I am using the Law of Cosines to extract and angle I need from a shaft that is turning on an air engine by piston oscillation and I am having a brain fart on if there are any identities I am missing that can help me pull '$\alpha$' from the right side of my equation:

acos(($(h-pl)^{2}$-$r^{2}$-$l^{2}$)/(-2*r*l))-$\pi$=-$\alpha$-asin(sin($\alpha$)(r/l))

I would like to solve the entire equation for $\alpha$ and the other variables can be treated like constants.

Thanks for the help or attempts in advance.

Last edited: Jan 4, 2012
2. Jan 4, 2012

### Simon Bridge

well - you didn't close the brackets in the arcsine, so it's hard to tell - but asin(sin(x))=x

3. Jan 4, 2012

### dbarger1225

I fixed the bracket issue, I apologize about that.

I am concerned with the (r/l) term inside of the equation.
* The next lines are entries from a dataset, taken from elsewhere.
template <int KB, int Q, int SLOT, int ABL, class Pre, class Epi>
__device__ __forceinline__ void stage16w(f32x16& acc, const h8 (&xh)[KB], const h8 (&xl)[KB], const float* ring, const float* next_src,
                                         unsigned lds_ring_base, int lane, int wave, h8 (&ah)[S16<2>::kPrefetch], h8 (&al)[S16<2>::kPrefetch],
                                         Pre&& pre, Epi&& epi) {
  using SG = S16<2>;
  constexpr int PF = SG::kPrefetch;
  constexpr int BKB = kBarrierKb;
  constexpr int nslot = (SLOT + kRing - 1) % kRing;
  static_assert(KB == 32 || KB == 16, "records per tile");
  static_assert(kS16Kb - BKB >= SG::kPieces, "one LDS-DMA piece per record behind the barrier");
  const float* src = next_src + wave * SG::kWaveFloats + lane * 4;
  const unsigned dst = lds_ring_base + (nslot * SG::kFloats + wave * SG::kWaveFloats) * 4;
  const h8* cur = reinterpret_cast<const h8*>(ring + SLOT * SG::kFloats) + lane;
  const h8* nxt = reinterpret_cast<const h8*>(ring + ((SLOT + 1) % kRing) * SG::kFloats) + lane;
  h8 bufh[kS16Kb + PF], bufl[kS16Kb + PF];
#pragma unroll
  for (int i = 0; i < PF; ++i) { bufh[i] = ah[i]; bufl[i] = al[i]; }
#pragma unroll
  for (int kb = 0; kb < kS16Kb; ++kb) {
    if (kb == BKB && !(ABL & 1)) {
      asm volatile("s_waitcnt vmcnt(8)" ::: "memory");
      if (!(ABL & 16)) __builtin_amdgcn_s_barrier();
    }
    bufh[kb + PF] = kb + PF < kS16Kb ? cur[((kb + PF) * 2 + 0) * 64] : nxt[((kb + PF - kS16Kb) * 2 + 0) * 64];
    bufl[kb + PF] = kb + PF < kS16Kb ? cur[((kb + PF) * 2 + 1) * 64] : nxt[((kb + PF - kS16Kb) * 2 + 1) * 64];
    pre(kb);
    __builtin_amdgcn_sched_barrier(0);
    const int ri = Q * kS16Kb + kb;
    const int xb = KB == 32 ? 2 * (ri % 16) : (ri & ~1), o = (KB == 32 ? ri / 16 : (ri & 1)) * 4;
    const bool snake = ri & 1;
    const int xa = xb + (snake ? 1 : 0), xc = xb + (snake ? 0 : 1);
#pragma unroll
    for (int j = 0; j < 3; ++j) {
      f32x4 s0 = acc_get4(acc, o), s1 = acc_get4(acc, 8 + o);
      f32x4& sa = snake ? s1 : s0;
      f32x4& sb = snake ? s0 : s1;
      if (j == 0) { sa = ASDF_MFMA16W(bufh[kb], xl[xa], sa); sa = ASDF_MFMA16W(bufl[kb], xh[xa], sa); }
      if (j == 1) { sa = ASDF_MFMA16W(bufh[kb], xh[xa], sa); sb = ASDF_MFMA16W(bufh[kb], xl[xc], sb); }
      if (j == 2) { sb = ASDF_MFMA16W(bufl[kb], xh[xc], sb); sb = ASDF_MFMA16W(bufh[kb], xh[xc], sb); }
      acc_set4(acc, o, s0); acc_set4(acc, 8 + o, s1);
      const int m = j == 2 ? kb - BKB : -1;
      if (!(ABL & 1) && !(ABL & 32) && m >= 0 && m < SG::kPieces) {
        if (m == 0) dma_piece_w<0>(src, dst);
        else if (m == 1) dma_piece_w<1>(src, dst);
        else if (m == 2) dma_piece_w<2>(src, dst);
        else if (m == 3) dma_piece_w<3>(src, dst);
        else if (m == 4) dma_piece_w<4>(src, dst);
        else if (m == 5) dma_piece_w<5>(src, dst);
        else if (m == 6) dma_piece_w<6>(src, dst);
        else dma_piece_w<7>(src, dst);
        __builtin_amdgcn_sched_barrier(0);
      }
      epi(kb, j);
      __builtin_amdgcn_sched_barrier(0);
    }
    __builtin_amdgcn_sched_barrier(0);
  }
#pragma unroll
  for (int i = 0; i < PF; ++i) { ah[i] = bufh[kS16Kb + i]; al[i] = bufl[kS16Kb + i]; }
}

template <int ABL = 0, bool SUB = false>
__device__ __forceinline__ void sdf_mlp_f16w_body(const DecodeParams& p) {
  using CL = CstLayout<2>;
  using SG = S16<2>;
  static_assert(lds_bytes_f16(2, 2) <= 160 * 1024, "LDS budget");
  extern __shared__ __attribute__((aligned(16))) float smem[];
  float* ring = smem;
  float* cst = smem + SG::kRingFloats;

  const int tid = threadIdx.x;
  const int lane = tid & 63;
  const int wave = __builtin_amdgcn_readfirstlane(tid >> 6);
  const int half = lane >> 5;

  float lat_vs = p.vs, lat_o0 = p.o0, lat_o1 = p.o1, lat_o2 = p.o2;
  if (p.lattice) { lat_o0 = p.lattice[0]; lat_o1 = p.lattice[1]; lat_o2 = p.lattice[2]; lat_vs = p.lattice[3]; }
  long long npts = p.P;
  if (SUB) { const long long c = *p.count_dev; npts = c < npts ? c : npts; }
  const long long ntiles = (npts + kWgPts - 1) / kWgPts;
  if ((long long)blockIdx.x >= ntiles) return;

  const unsigned lds_ring_base = (unsigned)(size_t)(__attribute__((address_space(3))) float*)ring;
  if (!SUB && p.status && p.mode != kPointList && blockIdx.x == 0 && tid == 0) reinterpret_cast<long long*>(p.status + ASDF_STATUS_CLOCK)[0] = clock64();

I understand that asin(sin(x))=x .. but I'm certain that asin(sin(x)(r/l)) --DNE-- (r/l)x

4. Jan 4, 2012

### Simon Bridge

Oh I think I see, it wasn't clear to me if the r/l was multiplied with the alpha or the sine-alpha, or with the arcsine.
This what you mean?

$$\sin^{-1}( \frac{r}{l}\sin\alpha )$$

... afaik you can't extract alpha from this sort of equation - you need to be cleverer in the setup or use an approximation (or use a numerical method).

Equation is of form: x+sin-1(A.sin(x))=b ... solve for x. argh. (assuming the RHS is all constants)

Note: the arcsin will be undefined for some alpha, depending on the value of rl - you want |sin(α)| < l/r (something...)

Where did you start from?

Last edited: Jan 4, 2012